Single by Annalisa

from the album E poi siamo finiti nel vortice
- Released: 31 March 2023
- Genre: Dance pop
- Length: 3:23
- Label: Warner Music Italy
- Songwriters: Annalisa Scarrone; Paolo Antonacci; Davide Simonetta;
- Producers: Davide Simonetta; Zef;

Annalisa singles chronology
| "Bellissima" (2022) | "Mon amour" (2023) | "Disco Paradise" (2023) |

Music video
- "Mon amour" on YouTube

= Mon amour (Annalisa song) =

2023 single by Italian singer Annalisa

"Mon amour" (My Love) is a song co-written and recorded by Italian singer-songwriter Annalisa. It was released on 31 March 2023 through Warner Music Italy, as the second single from her eighth studio album E poi siamo finiti nel vortice.

The song peaked at number 1 on the Italian singles chart, becoming Annalisa's first number one record and becoming the first Italian solo female artist to reach number one in the singles chart since 2020.

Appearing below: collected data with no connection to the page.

__device__ __forceinline__ float np_logf(float x)
{
    const float p1 = 9.999999999999998702752e-01f, p2 = 2.112677543073053063722e+00f,
                p3 = 1.480000633576506585156e+00f, p4 = 3.808837741388407920751e-01f,
                p5 = 2.589979117907922693523e-02f;
    const float q1 = 2.612677543073109236779e+00f, q2 = 2.453006071784736363091e+00f,
                q3 = 9.864942958519418960339e-01f, q4 = 1.546476374983906719538e-01f,
                q5 = 5.875095403124574342950e-03f;
    if (__builtin_expect(!(x > 0.0f) || x == INFINITY, 0)) return (x != x) ? x : (x < 0.0f ? NAN : (x == 0.0f ? -INFINITY : x));
    unsigned u = __float_as_uint(x);
    int e = (int)((u >> 23) & 0xff) - 126;
    float m = __uint_as_float((u & 0x007fffffu) | 0x3f000000u);
    float ef = (float)e;
    if (m <= 0.70710678118f) { m = __fadd_rn(m, m); ef = __fsub_rn(ef, 1.0f); }
    float t = __fsub_rn(m, 1.0f);
    float den = fmaf(q5, t, q4);
    den = fmaf(den, t, q3); den = fmaf(den, t, q2); den = fmaf(den, t, q1); den = fmaf(den, t, 1.0f);
    float num = fmaf(p5, t, p4);
    num = fmaf(num, t, p3); num = fmaf(num, t, p2); num = fmaf(num, t, p1); num = fmaf(num, t, 0.0f);
    float poly = __fdiv_rn(num, den);
    return fmaf(ef, 0.693147180559945309417232121458176568f, poly);
}

__device__ __forceinline__ double bfly(double v)
{
#pragma unroll
    for (int s = 1; s < 64; s <<= 1) v += __shfl_xor(v, s, 64);
    return v;
}

__device__ float device_logdet_H(const AssocParams &pr, float lam, int lane, float *vals)
{
    const int sub = lane & 7, grp = lane >> 3;
    auto elem = [&](int i) -> float {
        float d = pr.fixed[(size_t)i * pr.rowf];
        return np_logf(__fadd_rn(__fmul_rn(lam, d), 1.0f));
    };
    for (int l0 = 0; l0 < pr.n_leaf; l0 += 8) {
        const int lf = l0 + grp;
        int start = 0, len = 0;
        if (lf < pr.n_leaf) { start = pr.leaf[2 * lf]; len = pr.leaf[2 * lf + 1]; }
        float res = 0.0f;
        if (len >= 8) {
            const int body = len - (len & 7);
            float r = elem(start + sub);
            for (int i = 8; i < body; i += 8) r = __fadd_rn(r, elem(start + i + sub));
            r = __fadd_rn(r, __shfl_xor(r, 1, 64));
            r = __fadd_rn(r, __shfl_xor(r, 2, 64));
            r = __fadd_rn(r, __shfl_xor(r, 4, 64));
            res = r;
            for (int i = body; i < len; i++) res = __fadd_rn(res, elem(start + i));
        } else {
            for (int i = 0; i < len; i++) res = __fadd_rn(res, elem(start + i));
        }
        if (lf < pr.n_leaf && sub == 0) vals[lf] = res;
    }
    __builtin_amdgcn_fence(__ATOMIC_RELEASE, "wavefront");
    __builtin_amdgcn_wave_barrier();
    __builtin_amdgcn_fence(__ATOMIC_ACQUIRE, "wavefront");
    for (int h = 0; h < pr.n_level; h++) {
        const int b = pr.level[h], e = pr.level[h + 1];
        for (int k = b + lane; k < e; k += 64) {
            float a = vals[pr.node[2 * k]], c = vals[pr.node[2 * k + 1]];
            vals[pr.n_leaf + k] = __fadd_rn(a, c);
        }
        __builtin_amdgcn_fence(__ATOMIC_RELEASE, "wavefront");
        __builtin_amdgcn_wave_barrier();
        __builtin_amdgcn_fence(__ATOMIC_ACQUIRE, "wavefront");
    }
    float tot = vals[pr.chunk[0]];
    for (int k = 1; k < pr.n_chunk; k++) tot = __fadd_rn(tot, vals[pr.chunk[k]]);
    return tot;
}
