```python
def build_experiments(force=False, verbose=False):
    if not force and not _newer(LIB_EXPERIMENTS, _deps()):
        return LIB_EXPERIMENTS
    return _build(LIB_EXPERIMENTS, UNITS + EXPERIMENT_UNITS, ["-DPWW_EXPERIMENTS=1"], os.path.join(HERE, "build", "experiments"), verbose)


def build_side(name, force=False, verbose=False):
    unit, headers, _ = SIDE_LIBS[name]
    lib = SIDE_PATHS[name]
    deps = [os.path.join(CSRC, f) for f in [unit, "pww_common.h", "pww_side_host.h"] + headers] + [os.path.join(REPO, "include", h) for h in ("pww_hip.h", "pww_hip_%s.h" % name)] + [__file__]
    if not force and not _newer(lib, deps):
        return lib
    return _build(lib, SIDE_UNITS[name], [], os.path.join(HERE, "build", name), verbose)


def build_long(force=False, verbose=False): return build_side("long", force, verbose)
def build_scope(force=False, verbose=False): return build_side("scope", force, verbose)
def build_linear(force=False, verbose=False): return build_side("linear", force, verbose)
def build_regions(force=False, verbose=False): return build_side("regions", force, verbose)
def build_lora(force=False, verbose=False): return build_side("lora", force, verbose)


def _build_check(exe, lib, libname, defines, force):
    src = os.path.join(REPO, "tests", "native", "attn_check.cpp")
    if not force and not _newer(exe, [src, lib, os.path.join(REPO, "include", "pww_hip.h")]):
        return exe
    cmd = [HIPCC, "--offload-arch=gfx950", "-O2", "-std=c++17"] + defines + [src, "-o", exe, "-L" + os.path.dirname(lib), "-l" + libname,
                                                                              "-Wl,-rpath,$ORIGIN/../../paint-with-words-sd_amd/pww_hip"]
    subprocess.run(cmd, check=True)
    return exe


def build_native_check(force=False):
    return _build_check(os.path.join(REPO, "tests", "native", "attn_check"), build_lib(), "pww_hip", [], force)


def build_native_check_experiments(force=False):
    return _build_check(os.path.join(REPO, "tests", "native", "attn_check_experiments"), build_experiments(), "pww_hip_experiments", ["-DPWW_EXPERIMENTS=1"], force)


if __name__ == "__main__":
    force = "--force" in sys.argv
    print(build_lib(force=force, verbose=True))
    print(build_native_check(force=force))
    for name in SIDE_LIBS:
        print(build_side(name, force=force, verbose=True))
    if "--experiments" in sys.argv:
        print(build_experiments(force=force, verbose=True))
        print(build_native_check_experiments(force=force))
```

paint-with-words-sd_amd/pww_hip/_lib.py:

```python
import ctypes
import os

_HERE = os.path.dirname(os.path.abspath(__file__))
LIB_PATH = os.environ.get("PWW_HIP_LIB", os.path.join(_HERE, "libpww_hip.so"))
EXPERIMENTS_LIB_PATH = os.environ.get("PWW_HIP_EXPERIMENTS_LIB", os.path.join(_HERE, "libpww_hip_experiments.so"))

LONG_LIB_PATH = os.environ.get("PWW_HIP_LONG_LIB", os.path.join(_HERE, "libpww_hip_long.so"))
SCOPE_LIB_PATH = os.environ.get("PWW_HIP_SCOPE_LIB", os.path.join(_HERE, "libpww_hip_scope.so"))
LINEAR_LIB_PATH = os.environ.get("PWW_HIP_LINEAR_LIB", os.path.join(_HERE, "libpww_hip_linear.so"))
REGIONS_LIB_PATH = os.environ.get("PWW_HIP_REGIONS_LIB", os.path.join(_HERE, "libpww_hip_regions.so"))
LORA_LIB_PATH = os.environ.get("PWW_HIP_LORA_LIB", os.path.join(_HERE, "libpww_hip_lora.so"))

PWW_OK, PWW_EINVAL, PWW_ENOTSUP, PWW_EHIP = 0, -22, -95, -5
MIN_VERSION = 127
DTYPE_F16, DTYPE_BF16 = 0, 1
LAYOUT_NCHW, LAYOUT_NHWC = 0, 1
ACT_NONE, ACT_SILU = 0, 1
LINEAR_NONE, LINEAR_BIAS, LINEAR_BIAS_RESIDUAL, LINEAR_BIAS_GEGLU = 0, 1, 2, 3
MAX_HEAD_DIM = 160

EXPORTS = ("pww_version", "pww_has_experiments", "pww_last_error", "pww_device_arch", "pww_self_attn_fwd", "pww_cross_attn_fwd",
           "pww_cross_attn_fwd_stat", "pww_cross_attn_fwd_stat_ex",
           "pww_qk_reduce", "pww_mask_build", "pww_mask_build_rgb", "pww_mask_build_f32", "pww_resize_tokens", "pww_gauss_blur", "pww_inpaint_prep", "pww_cfg_combine", "pww_store_f32",
           "pww_workspace_bytes", "pww_profile_arm", "pww_profile_elapsed_us", "pww_profile_reset", "pww_debug_timeline", "pww_debug_path_counts",
           "pww_debug_last_attn_route",
           "pww_qproj_stat", "pww_qproj_parts", "pww_cross_attn_fwd_parts", "pww_mask_build_f32_levels", "pww_qk_parts", "pww_qk_parts_count",
           "pww_group_norm_fwd", "pww_group_norm_workspace_bytes", "pww_add_layer_norm", "pww_add_layer_norm_bias", "pww_geglu", "pww_bias_residual",
           "pww_conv3x3_workspace_bytes", "pww_conv3x3_fwd", "pww_cross_attn_probs")
EXPERIMENT_EXPORTS = ("pww_cross_attn_fwd_fused", "pww_cross_attn_fwd_fused_ex", "pww_cross_fused_workspace_bytes", "pww_cross_fused_state_bytes",
                      "pww_cross_attn_fwd_parts_out", "pww_cross_attn_out_supported")


LONG_EXPORTS = ("pww_long_version", "pww_long_last_error", "pww_long_qk_parts", "pww_long_qk_parts_count", "pww_long_cross_attn_fwd_parts",
                "pww_long_cross_attn_probs", "pww_long_profile_arm", "pww_long_profile_elapsed_us")
LONG_MIN_VERSION = 100
LONG_MIN_KEYS, LONG_MAX_KEYS = 129, 256


SCOPE_EXPORTS = ("pww_scope_version", "pww_scope_last_error", "pww_scope_head_parts_count", "pww_scope_head_parts", "pww_scope_cross_attn_fwd")
SCOPE_MIN_VERSION = 100
SCOPE_HEAD, SCOPE_ROW = 1, 2


LINEAR_EXPORTS = ("pww_linear_version", "pww_linear_last_error", "pww_linear_workspace_bytes", "pww_linear_fwd")
LINEAR_MIN_VERSION = 100


REGIONS_EXPORTS = ("pww_regions_version", "pww_regions_last_error", "pww_regions_masks", "pww_regions_combine")
REGIONS_MIN_VERSION = 100
REGIONS_MAX, REGIONS_MAX_PLANE, REGIONS_MAX_FEATHER = 8, 9216, 8.0


LORA_EXPORTS = ("pww_lora_version", "pww_lora_last_error", "pww_lora_fwd")
LORA_MIN_VERSION = 100
LORA_MAX_ADAPTERS, LORA_MAX_RANK, LORA_MAX_SEGMENTS = 8, 128, 3


class AttnDesc(ctypes.Structure):
    _fields_ = [("dtype", ctypes.c_int32), ("B", ctypes.c_int32), ("H", ctypes.c_int32), ("N", ctypes.c_int32),
                ("M", ctypes.c_int32), ("D", ctypes.c_int32),
                ("q_stride", ctypes.c_int64 * 3), ("k_stride", ctypes.c_int64 * 3),
                ("v_stride", ctypes.c_int64 * 3), ("o_stride", ctypes.c_int64 * 3),
                ("scale", ctypes.c_float), ("bias_stride", ctypes.c_int64 * 4)]


class CrossOpts(ctypes.Structure):
    _fields_ = [("size", ctypes.c_uint32), ("bias_cols", ctypes.c_int32), ("coeff_scalar_dev", ctypes.c_void_p),
                ("bias_compact", ctypes.c_void_p), ("col_idx", ctypes.c_void_p), ("R", ctypes.c_int32), ("gated_images", ctypes.c_int32),
                ("compact_stride", ctypes.c_int64 * 2), ("col_idx_stride", ctypes.c_int64)]


class QprojDesc(ctypes.Structure):
    _fields_ = [("dtype", ctypes.c_int32), ("B", ctypes.c_int32), ("N", ctypes.c_int32), ("Cin", ctypes.c_int32), ("H", ctypes.c_int32),
                ("D", ctypes.c_int32), ("M", ctypes.c_int32), ("x_stride", ctypes.c_int64 * 2), ("q_stride", ctypes.c_int64 * 2),
                ("k_stride", ctypes.c_int64 * 2)]


class GnDesc(ctypes.Structure):
    _fields_ = [("dtype", ctypes.c_int32), ("layout", ctypes.c_int32), ("B", ctypes.c_int32), ("C", ctypes.c_int32), ("HW", ctypes.c_int32),
                ("G", ctypes.c_int32), ("eps", ctypes.c_float), ("act", ctypes.c_int32), ("add_stride", ctypes.c_int32), ("_pad", ctypes.c_int32)]
# ... 5 lines not shown


class ConvDesc(ctypes.Structure):
    _fields_ = [("size", ctypes.c_uint32), ("dtype", ctypes.c_int32), ("B", ctypes.c_int32), ("Hin", ctypes.c_int32), ("Win", ctypes.c_int32),
                ("Cin", ctypes.c_int32), ("Cout", ctypes.c_int32), ("stride", ctypes.c_int32), ("upsample", ctypes.c_int32), ("tile_n", ctypes.c_int32),
                ("splitk", ctypes.c_int32), ("_pad", ctypes.c_int32)]


class LinearDesc(ctypes.Structure):
    _fields_ = [("size", ctypes.c_uint32), ("dtype", ctypes.c_int32), ("M", ctypes.c_int32), ("N", ctypes.c_int32), ("K", ctypes.c_int32),
                ("epilogue", ctypes.c_int32), ("x_stride", ctypes.c_int64), ("y_stride", ctypes.c_int64), ("r_stride", ctypes.c_int64),
                ("tile_n", ctypes.c_int32), ("splitk", ctypes.c_int32)]


class ProbsDesc(ctypes.Structure):
    _fields_ = [("size", ctypes.c_uint32), ("images", ctypes.c_int32), ("accumulate", ctypes.c_int32), ("weight", ctypes.c_float),
                ("out_stride", ctypes.c_int64 * 2)]
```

== Background and composition ==
Annalisa described the song as the next chapter of the story that started with "Bellissima", focusing on "the state of limbo that comes after the disappointment of a failed relationship and before the readiness to start over and move on". "Mon amour" explores the "recklessness" of this limbo, with the "crazy idea of revenge that makes you feel powerful again, even if only for an instant". It was written by Annalisa, Davide Simonetta and Paolo Antonacci, and produced by Simonetta and Zef.

== Reception ==
Vincenzo Nasto of Fanpage.it described the single as "a hymn to freedom and passions" related to both "dancefloor desires" and "carnal passion, with a hint of irony". Alessandro Alicandri of TV Sorrisi e Canzoni wrote that the track was "born without this performance anxiety" compared to the previous single, with a "lightness that serves to displace once again", thanks to the sounds made of a "persuasive club intro" and a "fascinating mix of Latin pop and French house sounds". Claudio Cabona of Rockol described it as a song with a "sexy and energetic atmosphere" with "90s pop sounds, but also a contemporary sound", believing that "Annalisa has never been more confident in her potential".

All Music Italia's Fabio Fiume gave "Mon amour" a score of 6+/10, pointing out how "it is less memorable, less hypnotic" compared to the previous single "Bellissima". Fiume also found that the singer's voice had been "exploited differently; ... the virtuosities are in fact reduced to the bone", adding the dynamic of the song is also "tense, without drops in intensity". Gabriele Fazio of Agenzia Giornalistica Italia was also not particularly impressed by the song, believing that "nothing remotely artistic is perceived" as it is dedicated to "a disinterested and superficial audience" becoming "just another hit, one of those that does not want to communicate anything".

==Music video==
A music video to accompany the release of "Mon amour", directed by Giulio Rosati, was released onto YouTube on 5 April 2023. The video depicts Annalisa with a new haircut and style, which Annalisa described as emblematic of periods of change, representing "a break from self-reflection and the adoption of an alter-ego".

==Commercial performance ==
"Mon amour" debuted at number 26 on the Italian singles chart. It reached number five two weeks later, becoming the singer's eleventh song to reach the top ten and her fourth to reach the top five. After spending two weeks at number three and three weeks at number two, the song peaked at number one on the chart in its ninth week. "Mon amour" became the first song by Annalisa to reach the top of the singles chart, making her the first Italian female solo artist to achieve this since Anna in 2020 with "Bando". The single saw continued success throughout 2023, remaining in the top ten of the Italian singles chart for 20 weeks and becoming the seventh biggest selling song of the year in Italy, the highest by a woman soloist. The song also topped the Italian airplay chart.

The song was a prominent hit of summer 2023, with Spotify naming it the eighth most streamed song of the summer in Italy on the platform. At RTL's Power Hits Estate 2023, "Mon amour" was awarded the SIAE prize for the most performed song of the summer at Italian musical events. The song achieved viral success on TikTok, featuring in over 700,000 videos in 2023 and becoming the most used song of the year in Italy on the app. "Mon amour" was certified five times platinum in Italy, for sales exceeding 500,000 copies.

==Charts==

===Weekly charts===

Weekly chart performance for "Mon amour"
| Chart (2023) | Peak position |
|---|---|
| Italy (FIMI) | 1 |
| Italy Airplay (EarOne) | 1 |

===Year-end charts===

2023 year-end chart performance for "Mon amour"
| Chart (2023) | Position |
|---|---|
| Italy (FIMI) | 7 |

2024 year-end chart performance for "Mon amour"
| Chart (2024) | Position |
|---|---|
| Italy (FIMI) | 72 |

==Certifications==

| Region | Certification | Certified units/sales |
| Italy (FIMI) | 6× Platinum | 600,000^{‡} |
^{‡} Sales+streaming figures based on certification alone.